[Task requirements] In the entries that follow, which lines hold the string "generic"? List them.

[Supplied data]
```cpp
int vmx_finalize(vmx_engine* e, int32_t n_params, int32_t max_batch)
{
    REQUIRE(e && !e->finalized, "vmx_finalize");
    REQUIRE(n_params > 0 && max_batch > 0, "n_params / max_batch");
    REQUIRE(e->nk > 0 && !e->pipes.empty() && !e->items.empty(), "template, pipelines and items are required");
    REQUIRE(e->items.size() <= 16, "at most 16 correlation items");
    REQUIRE(e->pipes.size() * sizeof(PipeDev) <= 48 * 1024, "too many pipelines for the prologue's descriptor stage");
    for (int i = 0; i < VMX_MAX_ELL; ++i) REQUIRE(e->op_set[i], "all four FFTLog operators are required");
    HIP_OK(hipSetDevice(e->device));
    const int Bm = max_batch;
    e->n_params = n_params; e->max_batch = Bm;
    e->slab_rows = Bm > 1024 ? Bm : 1024;
    e->fact_slab_rows = std::max(1024, std::min(4 * Bm, 8192));
    if (getenv("VMX_NO_GRAPH")) e->use_graphs = false;
    if (getenv("VMX_TRACE_HOST")) e->trace_host = true;
    {
        int cus = 256;
        if (hipDeviceGetAttribute(&cus, hipDeviceAttributeMultiprocessorCount, e->device) != hipSuccess || cus <= 0) { (void)hipGetLastError(); cus = 256; }
        e->quad_blocks = 2 * cus;
    }
    if (getenv("VMX_NO_TAB2")) e->no_tab2 = true;
    if (getenv("VMX_NO_CINV_TAPE")) e->no_cinv_tape = true;
    if (getenv("VMX_NO_PK_W")) e->no_pk_w = true;
    if (getenv("VMX_NO_HOST_REDUCE")) e->no_host_reduce = true;
    if (getenv("VMX_NO_XI_LEAN")) e->xi_lean = false;
    if (getenv("VMX_NO_XI_SUMS")) e->xi_sums = false;

    auto slot_ok = [&](int s) { return s < n_params; };
    for (auto& p : e->pipes) {
        const vmx_pipe_desc& d = p.d;
        const int slots[] = {d.tracer[0].bias_slot, d.tracer[0].bias_eta_slot, d.tracer[0].beta_slot,
                             d.tracer[0].vd_sigma_slot, d.tracer[0].alpha_slot, d.tracer[1].bias_slot,
                             d.tracer[1].bias_eta_slot, d.tracer[1].beta_slot, d.tracer[1].vd_sigma_slot,
                             d.tracer[1].alpha_slot, d.growth_rate_slot, d.bias_gamma_slot, d.bias_prim_slot,
                             d.lambda_uv_slot, d.bias_gamma_e_slot, d.lambda_heii_slot, d.bias_hcd_slot,
                             d.beta_hcd_slot, d.l0_hcd_slot, d.sigma_nl_par_slot, d.sigma_nl_per_slot,
                             d.exp_par_slot, d.exp_per_slot, d.scale_slot[0], d.scale_slot[1], d.drp_slot,
                             d.croom_slot[0], d.croom_slot[1], d.mock_los_slot};
        for (int s : slots) REQUIRE(slot_ok(s), "pipeline slot exceeds n_params");
        for (int i = 0; i < 6; ++i) REQUIRE(slot_ok(d.arinyo_slot[i]), "arinyo slot exceeds n_params");
        for (int i = 0; i < d.n_smooth; ++i)
            REQUIRE(d.smooth_par_slot[i] >= 0 && d.smooth_per_slot[i] >= 0 && slot_ok(d.smooth_par_slot[i]) &&
                    slot_ok(d.smooth_per_slot[i]), "smoothing slot");
        for (int q = 0; q < 2; ++q) {
            const vmx_tracer& t = d.tracer[q];
            const int have = (t.bias_slot >= 0) + (t.bias_eta_slot >= 0) + (t.beta_slot >= 0);
            REQUIRE(have >= 2, "each tracer needs two of (bias, bias_eta, beta)");
            REQUIRE(t.evol_kind == VMX_EVOL_CROOM ? (d.croom_slot[0] >= 0 && d.croom_slot[1] >= 0) : t.alpha_slot >= 0,
                    "bias-evolution slot");
            REQUIRE(d.vd_kind == VMX_VD_NONE || !t.discrete || t.vd_sigma_slot >= 0, "velocity dispersion slot");
        }
        REQUIRE(!d.uvb || (d.bias_gamma_slot >= 0 && d.bias_prim_slot >= 0 && d.lambda_uv_slot >= 0), "UVB slots");
        REQUIRE(!d.heii || (d.bias_gamma_e_slot >= 0 && d.bias_prim_slot >= 0 && d.lambda_heii_slot >= 0), "HeII slots");
        REQUIRE(d.hcd_model == VMX_HCD_NONE || (d.bias_hcd_slot >= 0 && d.beta_hcd_slot >= 0), "HCD slots");
        REQUIRE(d.hcd_model != VMX_HCD_ROGERS || d.l0_hcd_slot >= 0, "L0_hcd slot");
        REQUIRE(d.hcd_model != VMX_HCD_FVOIGT || e->fv_n >= 2, "model-hcd = fvoigt needs vmx_set_fvoigt_table");
// ... 774 lines not shown
            hipLaunchKernelGGL(k_pk_poly, dim3(B, (int)e->pk_poly.size()), dim3(256), 0, e->stream, D, e->d_pk_poly.p, B);
        int tm = tab_mode;
        int n_other = n_groups;
        if (tab_mode >= 2 && e->n_xtab > 0) {
            n_other = n_groups - e->n_xtab;
            const size_t sh1 = std::max<size_t>(2048, (size_t)2 * e->n_mu + 4 * e->n_extra + 256 + 16) * sizeof(double);
            if (sh1 > 64 * 1024) {
                static std::mutex mu;
                static size_t allowed[64] = {};
                std::lock_guard<std::mutex> lock(mu);
                size_t& a = allowed[e->device & 63];
                if (sh1 > a) {
                    HIP_OK(hipFuncSetAttribute((const void*)k_pk_tab2<64, 4, 2>, hipFuncAttributeMaxDynamicSharedMemorySize, (int)sh1));
                    HIP_OK(hipFuncSetAttribute((const void*)k_pk_tab2<64, 4, 1>, hipFuncAttributeMaxDynamicSharedMemorySize, (int)sh1));
                    HIP_OK(hipFuncSetAttribute((const void*)k_pk_tab2<16, 16, 1>, hipFuncAttributeMaxDynamicSharedMemorySize, (int)sh1));
                    a = sh1;
                }
            }
#ifdef VMX_EXP_PRO_TRACE
            D.pk_trace = nullptr;
            if (false) {
#else
            if (getenv("VMX_PK_TRACE")) {
#endif
                e->pk_trace_blocks = (size_t)B * ((e->nk + 7) / 8) * e->tab2_groups.size();
                if (!e->pk_trace.p && e->pk_trace.alloc(4 * (size_t)e->max_batch * ((e->nk + 7) / 8) * e->tab2_groups.size(), true)) return -2;
                D.pk_trace = e->pk_trace.p;
            }
            for (size_t first = 0; first < e->tab2_groups.size(); first += VMX_TAB2_GROUPS) {
                Tab2Args A{};
                const int n = (int)std::min<size_t>(VMX_TAB2_GROUPS, e->tab2_groups.size() - first);
                for (int q = 0; q < n; ++q) A.g[q] = e->tab2_groups[first + q];
                if ((int64_t)B * e->n_xtab >= 24) {
                    if (B >= 64)
                        hipLaunchKernelGGL((k_pk_tab2<64, 4, 2>), dim3((B + 1) / 2, n, (e->nk + 63) / 64), dim3(256), std::max(sh1, (size_t)4096 * sizeof(double)), e->stream, D, A, B);
                    else
                        hipLaunchKernelGGL((k_pk_tab2<64, 4, 1>), dim3(B, n, (e->nk + 63) / 64), dim3(256), sh1, e->stream, D, A, B);
                } else
                    hipLaunchKernelGGL((k_pk_tab2<16, 16, 1>), dim3(B, n, (e->nk + 15) / 16), dim3(256), sh1, e->stream, D, A, B);
            }
        }
        const int n_w = ((int64_t)B * (int)e->w_groups.size() >= 24 && !e->no_pk_w) ? (int)e->w_groups.size() : 0;
        if (n_w > 0) {
            n_other -= n_w;
            tm |= 32;
            const size_t shw = std::max<size_t>((size_t)2 * 6 * 256, (size_t)2 * e->n_mu + 4 * e->n_extra + 16) * sizeof(double);
            if (B >= 64)
                hipLaunchKernelGGL((k_pk_w<2>), dim3((B + 1) / 2, n_w, (e->nk + 63) / 64), dim3(256), shw, e->stream, D, e->d_pk_groups.p, e->d_pk_members.p, e->d_w_groups.p, B);
            else
                hipLaunchKernelGGL((k_pk_w<1>), dim3(B, n_w, (e->nk + 63) / 64), dim3(256), shw, e->stream, D, e->d_pk_groups.p, e->d_pk_members.p, e->d_w_groups.p, B);
        }
        if (n_other == 0) {}
        else {
            bool generic = false;
            for (auto& g : e->pk_groups) if (g.variant == PKV_GENERIC) generic = true;
            const PkGroup* gp = e->d_pk_groups.p;
            const int32_t* mp = e->d_pk_members.p;
#define VMX_LAUNCH_PK(KT, MS)                                                                                        \
            do {                                                                                                     \
                const dim3 grid(B, n_groups, (e->nk + (KT) - 1) / (KT));                                             \
                if (generic) hipLaunchKernelGGL((k_pk_multipoles<KT, MS, 1, true>), grid, dim3(256), shmem, e->stream, D, gp, mp, tm, B, mu_tab_off);   \
                else hipLaunchKernelGGL((k_pk_multipoles<KT, MS, 1, false>), grid, dim3(256), shmem, e->stream, D, gp, mp, tm, B, mu_tab_off);         \
            } while (0)
            if ((int64_t)B * n_groups >= 24) VMX_LAUNCH_PK(64, 4);
            else if ((int64_t)B * n_groups >= 4) VMX_LAUNCH_PK(16, 16);
            else {
                shmem = ((size_t)e->n_rows + 2048 + (size_t)8 * e->n_rows) * sizeof(double);
// ... 2048 lines not shown
```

[Written answer]
            bool generic = false;
            for (auto& g : e->pk_groups) if (g.variant == PKV_GENERIC) generic = true;
                if (generic) hipLaunchKernelGGL((k_pk_multipoles<KT, MS, 1, true>), grid, dim3(256), shmem, e->stream, D, gp, mp, tm, B, mu_tab_off);   \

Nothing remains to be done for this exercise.